Benzinga's Fintech Focus Podcast features conversations with the biggest names in fintech. Subscribe to the Fintech Focus newsletter to get a roundup of industry news delivered to your inbox weekly, and check out upcoming programming at Benzinga events.
  
In this episode of the Fintech Focus podcast, we’re hitting the road with Craig Fuller, CEO of Freightwaves. As of today, Freightwaves has officially launched Trucking Freight Futures, a futures product for the $726 billion freight industry. 
 
Why does freight need a futures product? Who is it for? How does one even go about creating a new futures market, and what even makes it successful? Craig has the answers. 
 
Listen to the podcast below to hear why Fuller and co. wanted to bring this idea—which has been years in the making— to life.

Interview Highlights

When people hear the word “freight,” they may understand that it has to do with trucking, but maybe not much more.
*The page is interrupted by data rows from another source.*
__device__ __forceinline__ void bn_sums_from_partials_1024(const BnJob &jb, int two_f, double *red, double *tot) {
    const int tid = threadIdx.x;
    const int groups = 1024 / two_f;
    const int j = tid % two_f, g = tid / two_f;
    double acc = 0.0;
    if (g < groups) {
        const double *src = jb.partials + j;
        int p = g;
        for (; p + 31 * groups < jb.n_partials; p += 32 * groups) {
            double v[32];
#pragma unroll
            for (int u = 0; u < 32; ++u) v[u] = src[(int64_t)(p + u * groups) * two_f];
#pragma unroll
            for (int u = 0; u < 32; ++u) acc += v[u];
        }
        for (; p + 7 * groups < jb.n_partials; p += 8 * groups) {
            double v[8];
#pragma unroll
            for (int u = 0; u < 8; ++u) v[u] = src[(int64_t)(p + u * groups) * two_f];
#pragma unroll
            for (int u = 0; u < 8; ++u) acc += v[u];
        }
        for (; p < jb.n_partials; p += groups) acc += src[(int64_t)p * two_f];
    }
    red[tid] = acc;
    __syncthreads();
    if (tid < two_f) {
        double t = 0.0;
        for (int gg = 0; gg < groups; ++gg) t += red[gg * two_f + tid];
        tot[tid] = t;
    }
    __syncthreads();
}

__global__ __launch_bounds__(1024) void shard_pack_sums_kernel(const float *__restrict__ a1, const float *__restrict__ a2,
                                                               const int *__restrict__ idx, int64_t n_rows, BnJobs jobs,
                                                               float *__restrict__ out) {
    const int tid = threadIdx.x;
    if (blockIdx.x == 0) {
        __shared__ double red[1024];
        __shared__ double tot[128];
        bn_sums_from_partials_1024(jobs.job[0], 64, red, tot);
        bn_sums_from_partials_1024(jobs.job[1], 64, red, tot + 64);
        if (tid < 128) jobs.job[tid >> 6].sums[tid & 63] = tot[tid];
        const float *tf = reinterpret_cast<const float *>(tot);
        for (int64_t r = tid >> 6; r < n_rows; r += 16) {
            const int id = idx[r];
            if (id < 0) out[r * 64 + (tid & 63)] = tf[(-1 - id) * 64 + (tid & 63)];
        }
        return;
    }
    const int64_t total = n_rows * 64;
    for (int64_t i = (int64_t)(blockIdx.x - 1) * 1024 + tid; i < total; i += (int64_t)(gridDim.x - 1) * 1024) {
        const int64_t r = i >> 6;
        const int k = (int)(i & 63), id = idx[r];
        if (id >= 0) out[i] = k < 32 ? a1[(int64_t)id * 32 + k] : a2[(int64_t)id * 32 + (k - 32)];
    }
}

__global__ __launch_bounds__(1024) void shard_unpack_finalize_kernel(const float *__restrict__ in, const int *__restrict__ idx,
                                                                     int64_t n_rows, int64_t n_own, float *__restrict__ a1,
                                                                     float *__restrict__ a2, BnJobs jobs, int world, int rank,
                                                                     int64_t n_total, float eps, float momentum) {
    const int tid = threadIdx.x;
    if (blockIdx.x == 0) {
        __shared__ int pos[4 * 64];
        __shared__ double tot[128];
        for (int64_t r = tid; r < n_rows; r += 1024) {
            const int id = idx[r];
            if (id < 0 && -1 - id < 4 * 64) pos[-1 - id] = (int)r;
        }
        __syncthreads();
        if (tid < 128) {
            const int k = tid >> 5, jj = tid & 31;
            const double *own = jobs.job[0].sums;
            double t = 0.0;
            for (int p = 0; p < world; ++p)
                t += p == rank ? own[tid] : reinterpret_cast<const double *>(in + (int64_t)pos[4 * p + k] * 64)[jj];
            tot[tid] = t;
        }
        __syncthreads();
        bn_record_from_sums(jobs.job[0], tot, 32, n_total, eps, momentum);
        bn_record_from_sums(jobs.job[1], tot + 64, 32, n_total, eps, momentum);
        return;
    }
    const int64_t total = n_rows * 64;
// ... 53 lines not shown
        return;
    }
    const int64_t total = n_rows * 32;
    for (int64_t i = (int64_t)(blockIdx.x - 1) * 1024 + tid; i < total; i += (int64_t)(gridDim.x - 1) * 1024) {
        const int id = idx[i >> 5];
        if (id >= 0) a[(n_own + id) * 32 + (i & 31)] = in[i];
    }
}
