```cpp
int launch_quad_model(const KernelArgs &ka, int64_t batch, hipStream_t st)
{
    const int64_t waves = (batch + 3) / 4;
    auto go = [&](auto kern, size_t per) {
        const size_t bytes = per * 4 * sizeof(double);
        hipLaunchKernelGGL(kern, dim3((unsigned)waves), dim3(64), bytes, st, (const double *)ka.model, (const double *)nullptr,
                           (const double *)nullptr, (const double *)ka.e.ptr, (const double *)ka.x0.ptr, (const double *)ka.goal.ptr,
                           (const double *)ka.targets.ptr, (double *)ka.U, (double *)ka.lam, ka.status, ka.iters, ka, batch);
    };
    const bool slim = waves > device_simds_now();
    if (ka.order) {
        if (slim)
            go(mpcqp_quad_kernel<3, true, 1, true, true>, Carve<true>::PER);
        else
            go(mpcqp_quad_kernel<3, true, 1, false, true>, Carve<false>::PER);
    } else if (slim) {
        go(mpcqp_quad_kernel<3, false, 1, true, true>, Carve<true>::PER);
    } else {
        go(mpcqp_quad_kernel<3, false, 1, false, true>, Carve<false>::PER);
    }
    return (int)hipGetLastError();
}

#endif

}
```

qpmpc_amd/csrc/mpcqp_quad_steady.h:

```cpp
bool general = true;
{
    const int iters_in = iters;
    auto maskof = [](bool b) { return (unsigned long long)__builtin_amdgcn_ballot_w64(b); };
    auto lanes = [](unsigned long long m) { return __builtin_amdgcn_inverse_ballot_w64(m); };
    unsigned long long donem = maskof(done), occm = maskof(occ), e0m = maskof(e0), e1m = maskof(e1);
    for (;;) {
        dpp_ready(zn);
        update(ic<0>{}, ic<USPLIT>{}, zn, cT, cH);
        {
            const bool want = !lanes(donem), e0 = lanes(e0m), e1 = lanes(e1m);
            const unsigned h0 = ~(unsigned)__double2hiint(s0 * invn0), h1 = ~(unsigned)__double2hiint(s1 * invn1);
            const bool v0 = want & e0 & (s0 < -tolh0), v1 = want & e1 & (s1 < -tolh1);
            const unsigned k0 = v0 ? ((h0 & ~31u) | (unsigned)row0) : 0xffffffffu;
            const unsigned k1 = v1 ? ((h1 & ~31u) | (unsigned)row1) : 0xffffffffu;
            const unsigned mkey = row_min(min(k0, k1));
            const bool none = want & (mkey == 0xffffffffu);
            donem |= maskof(none);
            status = none ? (int)MPCQP_SOLVED : status;
            p = (want & !none) ? (int)(mkey & 31u) : p;
        }
        ld16(mp, Ml + p * LDM);
        update(ic<USPLIT>{}, ic<NV>{}, zn, cT, cH);
        const bool st = !lanes(donem), occ = lanes(occm);
        if (donem == ~0ull) {
            general = false;
            break;
        }
        const bool phi = p >= NV;
        const int pl = p & 15;
        T hd = dot16(RH, mp);
        T kd0, kd1;
        {
            T a0 = T(0), a1 = T(0), b0 = T(0), b1 = T(0);
            dpp_ready(hd);
            static_for<0, NV / 2>([&](auto kk) {
                constexpr int k = 2 * decltype(kk)::value;
                fmac_bcast<k>(a0, hd, RM0[k]);
                fmac_bcast<k + 1>(a1, hd, RM0[k + 1]);
                fmac_bcast<k>(b0, hd, RM1[k]);
                fmac_bcast<k + 1>(b1, hd, RM1[k + 1]);
            });
            kd0 = a0 + a1;
            kd1 = b0 + b1;
        }
        T inv, t2;
        {
            const T kp = phi ? kd1 : kd0, sq = phi ? s1 : s0, iq = phi ? invn1 : invn0;
            const bool okf = kp * iq * iq > T(DEP_FAST);
            const T iv = fast_rcp(kp);
            inv = row_get(okf ? iv : T(-1), rb, pl);
            t2 = row_get(-sq * iv, rb, pl);
        }
        T rd = dot16(RT, mp);
        pin(rd);
        const bool can_move = (nq < n) & (inv > T(0));
        const int sl = (int)__builtin_ctz(~mask);
        const T r = (occ & st) ? rd : T(0);
        const bool blk = (r > T(0)) & (lam < t2 * r);
        if (maskof(st & (!can_move | (iters >= max_iter) | blk)) != 0ull) break;
        inv = st ? inv : T(0);
        const T tt = st ? t2 : T(0);
        const bool isnew = st & (l == sl), isp = st & (l == pl);
        iters += st ? 1 : 0;
        zn = hd;
        cT = (l == sl) ? inv : -(r * inv);
        cH = -(hd * inv);
        s0 = fma(tt, kd0, s0);
        s1 = fma(tt, kd1, s1);
        T ln = fma(-tt, r, lam);
        ln = (occ & (ln < T(0))) ? T(0) : ln;
        lam = isnew ? tt : ln;
        myact = isnew ? p : myact;
        occm |= maskof(isnew);
        e0m &= ~maskof(isp & !phi);
        e1m &= ~maskof(isp & phi);
        mask |= st ? (1u << sl) : 0u;
        nq += st ? 1 : 0;
    }
    done = lanes(donem);
    occ = lanes(occm);
    e0 = lanes(e0m);
    e1 = lanes(e1m);
    const bool went = iters != iters_in;
    up = (went | !done) ? T(0) : up;
    needp = done ? (needp | went) : false;
    cT = cH = T(0);
}
```

Measured before the change: 207.3 million.

## Fuse constraint drop into partial step and hand off to steady loop

Removes the separate 'dropping' iteration of the general active-set loop. The dual-step drop update is now computed in the same iteration as the partial step, using register row broadcasts (row_get) instead of staging through a shared-memory kAv buffer with wave_syncs. The general loop also restructures so the next-iteration select/update/dot products happen at its tail, and it returns to the faster steady-state loop once no lane needs pricing. Risks include changed control flow and numerics in the drop path, plus extra register pressure from hoisted hd/kd/inv/t2/rd variables.

After: 216.7 million (median of 6 runs). 1.05x the previous value.

```diff
diff --git a/qpmpc_amd/csrc/mpcqp_quad.hip b/qpmpc_amd/csrc/mpcqp_quad.hip
--- a/qpmpc_amd/csrc/mpcqp_quad.hip
+++ b/qpmpc_amd/csrc/mpcqp_quad.hip
@@ -56,7 +56,7 @@
     constexpr int GS = 33;
     T *Gimg = sm + CV::OFF_M, *Ml = sm + CV::OFF_M;
     T *LTp = sm + CV::OFF_LT + (l * (31 - l)) / 2 - (l + 1);
-    T *LTimg = sm + CV::OFF_LT, *Timg = sm + CV::OFF_T, *kAv = sm + CV::OFF_KA;
+    T *LTimg = sm + CV::OFF_LT, *Timg = sm + CV::OFF_T;
     int *actv = reinterpret_cast<int *>(sm + CV::OFF_ACT);
 
     long long *stamp = ka.probe ? (long long *)ka.probe + prob * 16 : nullptr;
@@ -450,14 +450,14 @@
     int myact = 0;
     bool occ = false;
     bool e0 = sel0, e1 = sel1;
-    int nq = 0, p = 0, ldrop = 0;
+    int nq = 0, p = 0;
     unsigned mask = 0;
-    bool needp = true, dropping = false;
+    bool needp = true;
     T up = T(0);
     int fails = 0;
     T mp[NV];
     auto select = [&]() {
-        const bool want = needp & !done & !dropping;
+        const bool want = needp & !done;
         const unsigned h0 = ~(unsigned)__double2hiint(s0 * invn0), h1 = ~(unsigned)__double2hiint(s1 * invn1);
         const bool v0 = want & e0 & (s0 < -tolh0), v1 = want & e1 & (s1 < -tolh1);
         const unsigned k0 = v0 ? ((h0 & ~31u) | (unsigned)row0) : 0xffffffffu;
@@ -483,34 +483,16 @@
 #endif
     constexpr int USPLIT = QUAD_USPLIT;
     T zn = T(0), cT = T(0), cH = T(0);
+    T hd, kd0, kd1, inv, t2, rd;
     wave_sync();
     tick(4);
     for (;;) {
 #include "mpcqp_quad_steady.h"
+        bool resume = false;
         if (general) for (;;) {
-            dpp_ready(zn);
-            update(ic<0>{}, ic<USPLIT>{}, zn, cT, cH);
-            select();
-            ld16(mp, Ml + p * LDM);
-            update(ic<USPLIT>{}, ic<NV>{}, zn, cT, cH);
-            cT = cH = T(0);
-            if (__ballot(!done) == 0ull) break;
-            const bool st = !done & !dropping;
-            const bool drp = !done & dropping;
+            const bool st = !done;
             const bool phi = p >= NV;
             const int pl = p & 15;
-            const T hd = dot16(RH, mp);
-            const T kd0 = dot_bcast(hd, RM0, T(0)), kd1 = dot_bcast(hd, RM1, T(0));
-            T inv, t2;
-            {
-                const T kp = phi ? kd1 : kd0, sq = phi ? s1 : s0, iq = phi ? invn1 : invn0;
-                const bool okf = kp * iq * iq > T(DEP_FAST);
-                const T iv = fast_rcp(kp);
-                inv = row_get(okf ? iv : T(-1), rb, pl);
-                t2 = row_get(-sq * iv, rb, pl);
-            }
-            T rd = dot16(RT, mp);
-            pin(rd);
             if (__ballot(st & !(inv > T(0))) != 0ull) {
                 T z2 = hd * hd;
                 z2 += dpp_mov<ROR8>(z2);
@@ -531,7 +513,7 @@
             const int sl = (int)__builtin_ctz(~mask);
             const T r = (occ & st) ? rd : T(0);
             const bool blk = (r > T(0)) & (lam < t2 * r);
-            if (__ballot(drp | (st & (!can_move | (iters >= max_iter) | blk))) == 0ull) {
+            if (__ballot(st & (!can_move | (iters >= max_iter) | blk)) == 0ull) {
                 const T tt = st ? t2 : T(0);
                 const bool isnew = st & (l == sl), isp = st & (l == pl);
                 iters += st ? 1 : 0;
@@ -550,115 +532,123 @@
                 mask |= st ? (1u << sl) : 0u;
                 nq += st ? 1 : 0;
                 needp = needp | st;
-                continue;
-            }
-            bool stepping = st;
-            {
-                const bool lim = stepping & (iters >= max_iter);
-                done = done | lim;
-                finished = finished | lim;
-                status = lim ? (int)MPCQP_MAX_ITER : status;
-                stepping = stepping & !lim;
-            }
-            iters += stepping ? 1 : 0;
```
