# shangzhouye/stereo-visual-slam

Hardware: AMD Instinct MI355X
Metric: stereo keyframes/sec (ORB+match+tri+local-BA), KITTI-00 1241x376 (higher is better)
Workload: dtype u8+f64

## Files before the change

### stereo-visual-slam_amd/csrc/api.hip

```cpp
#include <stdarg.h>
#include <stdlib.h>

#include <algorithm>
#include <cmath>
#include <cfloat>
#include <cmath>
#include <vector>

#include "se3_device.h"
#include "vslam_internal.h"

#include <mutex>

namespace vslam {

static thread_local char g_err[512] = "";
void set_error(const char* fmt, ...) {
    va_list ap;
    va_start(ap, fmt);
    vsnprintf(g_err, sizeof(g_err), fmt, ap);
    va_end(ap);
}

struct Prof {
// ... 48 lines not shown
    c->stage_bytes = want; c->dev_bytes += want;
    return VSLAM_OK;
}
template <typename T>
static T* arena_take(Arena& a, size_t n) {
    a.off = (a.off + 255) & ~(size_t)255;
    T* p = reinterpret_cast<T*>(a.c->d_stage + a.off);
    a.off += n * sizeof(T);
    return p;
}
static size_t al256(size_t x) { return (x + 255) & ~(size_t)255; }

static CamParams cam_of(const Ctx* c) {
    CamParams cam;
    cam.fx = c->p.cam[0]; cam.fy = c->p.cam[1]; cam.cx = c->p.cam[2]; cam.cy = c->p.cam[3]; cam.b = c->p.cam[4];
    cam.dmin = c->p.depth_min; cam.dmax = c->p.depth_max; cam.drel = c->p.depth_reliable; cam.row_tol = c->p.stereo_row_tol;
    return cam;
}

template <typename T>
static int dev_alloc(Ctx* c, T** p, size_t n) {
    VS_HIP(hipMalloc((void**)p, n * sizeof(T)));
    c->dev_bytes += n * sizeof(T);
    return VSLAM_OK;
}

struct TuneKey { const char* name; const char* env; int Tuning::*field; int lo, hi; };
static const TuneKey kTuneKeys[] = {
    {"orb_fuse_min", "VSLAM_ORB_FUSE_MIN", &Tuning::orb_fuse_min, 0, 1 << 30},
    {"sgbm_fuse_min", "VSLAM_SGBM_FUSE_MIN", &Tuning::sgbm_fuse_min, 0, 1 << 30},
    {"sgbm_fwd_min", "VSLAM_SGBM_FWD_MIN", &Tuning::sgbm_fwd_min, 0, 1 << 30},
    {"sgbm_fw_rows", "VSLAM_SGBM_FW_ROWS", &Tuning::sgbm_fw_rows, 32, 64},
    {"pose_only_window", "VSLAM_POSE_ONLY_WINDOW", &Tuning::pose_only_window, 0, 1},
    {"ba_resident", "VSLAM_BA_RESIDENT", &Tuning::ba_resident, 0, 1},
    {"pnp_window", "VSLAM_PNP_WINDOW", &Tuning::pnp_window, 0, 1},
    {"ba_adaptive", "VSLAM_BA_ADAPTIVE", &Tuning::ba_adaptive, 0, 1},
    {"ba_lanes", "VSLAM_BA_LANES", &Tuning::ba_lanes, 256, 512},
    {"track_rule", "VSLAM_TRACK_RULE", &Tuning::track_rule, 0, 1},
};
static int tune_set(Tuning& t, const TuneKey& k, long v) {
    if (v == -1) { t.*(k.field) = -1; return VSLAM_OK; }
    if (v < k.lo || v > k.hi || (k.field == &Tuning::sgbm_fw_rows && v != 32 && v != 64) || (k.field == &Tuning::ba_lanes && v != 256 && v != 512)) {
        set_error("tuning value %s = %ld out of range (%d..%d%s, or -1 = default)", k.name, v, k.lo, k.hi, k.field == &Tuning::sgbm_fw_rows ? ", 32 or 64" : "");
        return VSLAM_ERR_ARG;
    }
    t.*(k.field) = (int)v;
    return VSLAM_OK;
}
static int tune_from_env(Tuning& t) {
    for (const TuneKey& k : kTuneKeys) {
        const char* e = getenv(k.env);
        if (!e || !*e) continue;
        char* end = nullptr;
        const long v = strtol(e, &end, 10);
        if (end == e || *end != 0) { set_error("environment variable %s = \"%s\" is not an integer", k.env, e); return VSLAM_ERR_ARG; }
        int rc = tune_set(t, k, v);
        if (rc) return rc;
    }
    return VSLAM_OK;
}
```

Could you explain exactly what Freightwaves, or what Freight Futures are?
Most people don't think of trucking as a commodity. But if you're in the space, if you're in transportation services and trucking particularly, it is a $760-billion industry. And, basically, the decisions on how people buy trucking services are very very price-dependent. And, so, there's certainly characteristics around service that sort of play into it.

Predominantly, most of the decisions of the business are made on price. And yet, there's a ton volatility in prices. In a given week, you can have a market in the physical market move four to six percent over the course of a year. Actually, since just December, trucking rates and certain lanes have dropped by 40 percent. So, we're talking two months and you've had 40 percent movement in price which is a significant amount of exposure.

The trucking companies are obviously exposed to price movement. They want prices, they're on the market, they want prices to go up indefinitely. And people that are buying shipping services like Amazon.com, Inc. (NASDAQ: AMZN), Proctor & Gamble Co (NYSE: PG), and Home Depot (NYSE: HD), they want prices to go down. They want to pay less for transportation services. So, there is always this sort of struggle in the market of prices going up or down because of the fact that it is a commodity.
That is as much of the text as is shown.